First, our expertise in mental health can help design a person-centered and trauma-informed approach to individuals and systems affected by discrimination and harassment. We can educate leaders to recognize and respond to the psychological burden of these experiences without retraumatizing victims. We can also highlight the importance of supporting those helping the victims, who are at risk for both primary and secondary trauma themselves.
Second, we understand how structural factors influence well-being (13). It is well recognized that institutional discrimination, caused by systemic practices, regulations, and policies (e.g., lack of paid maternity leave) (14), requires intervention above the level of an individual worker. Because our patients disproportionately face discrimination, mental health clinicians routinely navigate the complex interrelationship between systemic and individual challenges. We hope to use this knowledge to inform our work with Title IX offices in medical schools to develop pragmatic solutions to address underreporting and ensure that trauma-informed care is easily accessible.
Third, behavioral health scientists are uniquely prepared to study the impact of workplace gender inequity upon mental well-being and burnout. Research suggests that gender inequity and sexual harassment can contribute to the development or exacerbation of mental health disorders such as depression, substance use, and anxiety (15). Burnout, depression, and suicide are also highly prevalent in health-related professions (16) and affect patient care (17). Understanding the association between gender inequity and burnout—and their associated human and economic costs—can help galvanize organizations that are already committed to fighting burnout to enact change.

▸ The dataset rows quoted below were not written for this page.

B200_HD u32 column_of(const u64* col_start, u32 ncols, u64 tid) {
  u32 lo = 0, hi = ncols;
  while (hi - lo > 1) {
    const u32 mid = (lo + hi) >> 1;
    if (tid >= col_start[mid])
      lo = mid;
    else
      hi = mid;
  }
  return lo;
}
struct CountBody {
  static constexpr int kBlock = 256;
  const ColumnDesc* cols;
  const u64* col_start;
  u32 ncols, c, nbuckets;
  u32* counts;
  B200_HD void operator()(u64 tid) const {
    const u32 j = column_of(col_start, ncols, tid);
    const ColumnDesc col = cols[j];
    u64 i = tid - col_start[j];
    u32 v[8];
    bool neg;
    load_scalar_bits(v, neg, col, i);
    u32* cnt = counts;
    for_each_digit(v, neg, col, c, nbuckets, [cnt](u32 key, bool, u32) { B200_ATOMIC_ADD(&cnt[key], 1u); });
  }
};

struct ScatterBody {
  static constexpr int kBlock = 256;
  const ColumnDesc* cols;
  const u64* col_start;
  u32 ncols, c, nbuckets;
  u32* cursor;
  u64* entries;
  u64 total_terms;
  B200_HD void operator()(u64 tid) const {
    u32 only = kAllWindows;
    if (total_terms) {
      only = (u32)(tid / total_terms);
      tid -= (u64)only * total_terms;
    }
    const u32 j = column_of(col_start, ncols, tid);
    const ColumnDesc col = cols[j];
    if (only != kAllWindows && only >= col.num_windows)
      return;
    u64 i = tid - col_start[j];
    u32 v[8];
    bool neg;
    load_scalar_bits(v, neg, col, i);
    u32* cur = cursor;
    u64* en = entries;
    const u32 ii = (u32)i + col.gen_base, tn = col.table_n;
    for_each_digit(v, neg, col, c, nbuckets, [cur, en, ii, tn](u32 key, bool negate, u32 w) {
      u32 pos = B200_ATOMIC_ADD(&cur[key], 1u);
      en[pos] = ((u64)key << 32) | (u64)(((ii + w * tn) << 1) | (negate ? 1u : 0u));
    }, only);
  }
};

constexpr u32 kScanChunk = 256, kScanChunkFirst = 64;
struct ScanUpBody {
  static constexpr int kBlock = 128;
  const u32* in;
  u64 n;
  u32* partial;
  u32 chunk;
  B200_HD void operator()(u64 t) const {
    u64 b = t * chunk, e = b + chunk < n ? b + chunk : n;
    u32 s = 0;
    for (u64 i = b; i < e; ++i)
      s += in[i];
    partial[t] = s;
  }
};
struct ScanTopBody {
  static constexpr int kBlock = 32;
  u32* data;
  u64 n;
  B200_HD void operator()(u64) const {
    u32 s = 0;
    for (u64 i = 0; i < n; ++i) {
      u32 v = data[i];
      data[i] = s;
      s += v;
    }
  }
};
struct ScanDownBody {
  static constexpr int kBlock = 128;
  u32* data;
  u64 n;
  const u32* partial_scanned;
  u32 chunk;
  B200_HD void operator()(u64 t) const {
    u64 b = t * chunk, e = b + chunk < n ? b + chunk : n;
    u32 s = partial_scanned[t];
    for (u64 i = b; i < e; ++i) {
      u32 v = data[i];
      data[i] = s;
      s += v;
    }
  }
};

inline void exclusive_scan(u32* data, u64 n, stream_t s, u32 chunk = kScanChunkFirst) {
  if (n <= kScanChunk) {
    launch(ScanTopBody{data, n}, 1, s);
    return;
  }
  u64 m = (n + chunk - 1) / chunk;
  u32* partial = (u32*)dev_alloc(m * sizeof(u32), s);
  launch(ScanUpBody{data, n, partial, chunk}, m, s);
  exclusive_scan(partial, m, s, kScanChunk);
  launch(ScanDownBody{data, n, partial, chunk}, m, s);
  dev_free(partial, s);
}
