template <int TA, int TB, typename OutT, int NJ = 8>
__device__ __forceinline__ void w4_tiles(const W4Args& g, int tile, const int stride, const int bz, char* smem) {
    constexpr int TN = 32 * NJ;
    const int nwg = g.tiles_m * g.tiles_n;
    const bf16_t* Ap = g.A + (size_t)bz * g.sA;
    const bf16_t* Bp = g.B + (size_t)bz * g.sB;
    const int lane = threadIdx.x & 63;
    const int wave = __builtin_amdgcn_readfirstlane(threadIdx.x >> 6);
    const int wr = wave >> 1, wc = wave & 1;
    const unsigned sbase = (unsigned)(uintptr_t)smem;
    unsigned la, lb;
    {
        const int r = lane & 15;
        const unsigned row_img = (unsigned)(r * 128 + (((lane >> 4) ^ (r & 7)) << 4));
        la = sbase + wr * 16384 + (TA == 0 ? row_img : (unsigned)tr_lane_off(lane));
        lb = sbase + wc * 16384 + (TB == 0 ? row_img : (unsigned)tr_lane_off(lane));
    }
    const unsigned key = (unsigned)tr_lane_key(lane);
    const int nt = __builtin_amdgcn_readfirstlane(g.K / 64);
    const unsigned woff = __builtin_amdgcn_readfirstlane(sbase + wave * 4096);
    auto coords = [&](int t_id, int& m0_, int& n0_) {
        const int q = nwg >> 3, r = nwg & 7, xcd = t_id & 7, within = t_id >> 3;
        t_id = (xcd < r ? xcd * (q + 1) : r * (q + 1) + (xcd - r) * q) + within;
        constexpr int GROUP_M = 4;
        const int per_group = GROUP_M * g.tiles_n;
        const int grp = t_id / per_group;
        const int first_m = grp * GROUP_M;
        const int gsz = min(g.tiles_m - first_m, GROUP_M);
        m0_ = (first_m + (t_id % per_group) % gsz) * 256;
        n0_ = ((t_id % per_group) / gsz) * TN;
    };
    unsigned offA[8], offB[8];
    long long stepA, stepB;
    const char *baseA, *baseB;
    int m0, n0;
    auto prep = [&]() {
        baseA = w4_dma_offsets<TA>(Ap, g.lda, g.M, m0, wave, lane, offA, stepA);
        baseB = w4_dma_offsets<TB, NJ / 2>(Bp, g.ldb, g.N, n0, wave, lane, offB, stepB);
    };
#define CSM_W4_OFFS "v"(offA[0]), "v"(offA[1]), "v"(offA[2]), "v"(offA[3]), "v"(offA[4]), "v"(offA[5]), "v"(offA[6]), "v"(offA[7]),      \
        "v"(offB[0]), "v"(offB[1]), "v"(offB[2]), "v"(offB[3]), "v"(offB[4]), "v"(offB[5]), "v"(offB[6]), "v"(offB[7])
    auto prologue = [&]() {
        prep();
        if constexpr (NJ == 8) asm volatile(CSM_W4_PRO ::CSM_W4_OFFS, "s"(baseA), "s"(baseB), "s"(stepA), "s"(stepB), "s"(nt), "s"(woff) : CSM_W4_PRO_CLOBBERS);
        else asm volatile(CSM_W4N6_PRO ::CSM_W4_OFFS, "s"(baseA), "s"(baseB), "s"(stepA), "s"(stepB), "s"(nt), "s"(woff) : CSM_W4_PRO_CLOBBERS);
    };
    coords(tile, m0, n0);
    prologue();
    int pend = 0;
    for (;;) {
        prep();
        const char* tptr = baseA;
        long long tstride = 0;
        int tcount = 0, tper = 0;
        if constexpr (sizeof(OutT) == 2) {
            if (NJ == 8 && g.epi_mode == EPI_SWIGLU_BWD && nt >= 16 && m0 + 256 <= g.M && n0 + 256 <= g.N) {
                tptr = reinterpret_cast<const char*>(g.aux_in) + (long long)(m0 + (int)(threadIdx.x >> 4)) * g.ld_aux * 2 +
                       (long long)n0 * 4 + (threadIdx.x & 15) * 64;
                tstride = (long long)16 * g.ld_aux * 2;
                tcount = (g_w4_touch_dev && g.touch) ? 16 : 0;
                tper = (nt - 4) / 16 - 1;
            }
        }
        tcount = __builtin_amdgcn_readfirstlane(tcount); tper = __builtin_amdgcn_readfirstlane(tper);
        { const int w = min(63, 8 + NJ + pend); WAIT_VM_DYN(w); }
#define CSM_W4_OPERANDS                                                                                                  \
    ::"v"(la), "v"(lb), "v"(key), CSM_W4_OFFS, "s"(baseA), "s"(baseB), "s"(stepA), "s"(stepB), "s"(nt), "s"(woff), "v"(tptr),            \
        "s"(tstride), "s"(tcount), "s"(tper)                                                                             \
        : CSM_W4_CLOBBERS
        if constexpr (NJ == 6) {
            static_assert(NJ == 8 || TB == 0, "256 x 192 tiles: K-contiguous B only");
            if constexpr (TA == 0) { asm volatile(CSM_W4N6_LOOP_00 CSM_W4_OPERANDS); } else { asm volatile(CSM_W4N6_LOOP_10 CSM_W4_OPERANDS); }
        }
        else if constexpr (TA == 0 && TB == 0) { asm volatile(CSM_W4_LOOP_00 CSM_W4_OPERANDS); }
        else if constexpr (TA == 0 && TB == 1) { asm volatile(CSM_W4_LOOP_01 CSM_W4_OPERANDS); }
        else if constexpr (TA == 1 && TB == 1) { asm volatile(CSM_W4_LOOP_11 CSM_W4_OPERANDS); }
        else { asm volatile(CSM_W4_LOOP_10 CSM_W4_OPERANDS); }
#undef CSM_W4_OPERANDS
        if (NJ == 8 && g.kx) {
            const int c8 = (lane >> 4) * 8, r16 = lane & 15;
            const int mb_ = m0 + wr * 128, nb_ = n0 + wc * 128;
            for (int k0 = 0; k0 < g.kx; k0 += 32) {
                bf16x8 fa[8], fb[8];
#pragma unroll
                for (int j = 0; j < 8; ++j)
                    fb[j] = *reinterpret_cast<const bf16x8*>(g.xB + (size_t)min(nb_ + 16 * j + r16, g.N - 1) * g.kx + k0 + c8);
#pragma unroll
                for (int i = 0; i < 8; ++i)
                    fa[i] = *reinterpret_cast<const bf16x8*>(g.xA + (size_t)min(mb_ + 16 * i + r16, g.M - 1) * g.kx + k0 + c8);
                asm volatile(CSM_W4_KEXT ::"v"(fa[0]), "v"(fa[1]), "v"(fa[2]), "v"(fa[3]), "v"(fa[4]), "v"(fa[5]), "v"(fa[6]), "v"(fa[7]),
                             "v"(fb[0]), "v"(fb[1]), "v"(fb[2]), "v"(fb[3]), "v"(fb[4]), "v"(fb[5]), "v"(fb[6]), "v"(fb[7])
                             : CSM_W4_KEXT_CLOBBERS);
            }
        }
        const int em0 = m0, en0 = n0;
        tile += stride;
        const bool more = tile < nwg;
        if (more) {
            coords(tile, m0, n0);
            prologue();
            asm volatile("" ::: "memory");
            __builtin_amdgcn_sched_barrier(0);
        }
        Epi e;
        e.C = reinterpret_cast<OutT*>(g.C) + (size_t)bz * g.sC;
        e.R = g.R ? g.R + (size_t)bz * g.sR : nullptr;
        e.ldc = g.ldc; e.ldr = g.ldr; e.alpha = g.alpha; e.mode = g.epi_mode; e.aux_in = g.aux_in; e.aux_out = g.aux_out;
        e.ld_aux = g.ld_aux; e.M = g.M; e.N = g.N; e.p0 = g.epi_p0; e.p1 = g.epi_p1;
        const bool vec_ok = ((g.ldc & 3) == 0) && (!e.R || (g.ldr & 3) == 0);
        const bool full = em0 + 256 <= g.M && en0 + TN <= g.N;
        pend = 0;
        int fastm = 0;
        if constexpr (sizeof(OutT) == 2) {
            const bool al = NJ == 8 && full && !e.R && (g.ldc & 7) == 0 && (reinterpret_cast<uintptr_t>(e.C) & 15) == 0 && g.fast_epi;
            if (al && e.mode == EPI_NONE) fastm = 1;
            else if (al && e.mode == EPI_SWIGLU_FWD && (e.ld_aux & 3) == 0 && (reinterpret_cast<uintptr_t>(e.aux_out) & 7) == 0) fastm = 2;
            else if (al && e.mode == EPI_SWIGLU_BWD && (e.ld_aux & 7) == 0 && (reinterpret_cast<uintptr_t>(e.aux_in) & 15) == 0) fastm = 3;
        }
        fastm = __builtin_amdgcn_readfirstlane(fastm);
        static_for<0, 2>([&](auto jh_) {
            constexpr int jh = decltype(jh_)::value;
            if constexpr (sizeof(OutT) == 2) {
                if (fastm) {
                    if (CSM_ABLATE_W4EPI & 8) return;
                    const int mb = __builtin_amdgcn_readfirstlane(em0 + wr * 128), nb = __builtin_amdgcn_readfirstlane(en0 + wc * (16 * NJ) + jh * 64);
                    if (fastm == 1) { w4_epi_plain<jh, false>(e, mb, nb, lane); pend += 16; }
                    else if (fastm == 2) { w4_epi_plain<jh, true>(e, mb, nb, lane); pend += 32; }
                    else if (jh == 0) { w4_epi_swiglu_bwd(e, mb, nb, lane); pend += 128; }
                    return;
                }
            }
            f32x4 acc[8][4];
            static_for<0, 8>([&](auto i_) {
                constexpr int i = decltype(i_)::value;
                static_for<0, 4>([&](auto j_) {
                    constexpr int j = decltype(j_)::value;
                    if constexpr (4 * jh + j < NJ) acc[i][j] = acc_read<(8 * i + 4 * jh + j) * 4>();
                });
            });
            const int mb = em0 + wr * 128, nb = en0 + wc * (16 * NJ) + jh * 64;
            bool swb = false;
            if constexpr (sizeof(OutT) == 2) swb = e.mode == EPI_SWIGLU_BWD;
            if constexpr (NJ == 6 && jh == 1) {
                pend += epi_block<OutT, 8, 1>(e, vec_ok, mb, nb, lane, acc);
            } else if (swb) {
                if constexpr (sizeof(OutT) == 2) epi_swiglu_bwd_block<8, 4>(e, mb, nb, lane, acc);
                pend += 32;
            } else {
                pend += epi_block<OutT, 8>(e, vec_ok, mb, nb, lane, acc);
            }
        });
        if (!full) pend = 0;
        if (!more) break;
    }
#undef CSM_W4_OFFS
}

The launch of TIME’S UP Healthcare is a unique opportunity to raise awareness about the challenges that women face working in health care. However, awareness is not enough. It is time to develop systemic solutions to confront gender disparities in the health care workplace and the mental health sequelae that may result. We can all help foster equitable work environments, and some potential options described in Table 1.
TIME’S UP Healthcare believes that a safe, equitable, and dignified workforce will promote high-quality patient care. As mental health professionals, we must take a leadership role in addressing the corrosive impact of gender discrimination and harassment in health care. This is critical for the well-being of both our colleagues and our patients. The time for change is now.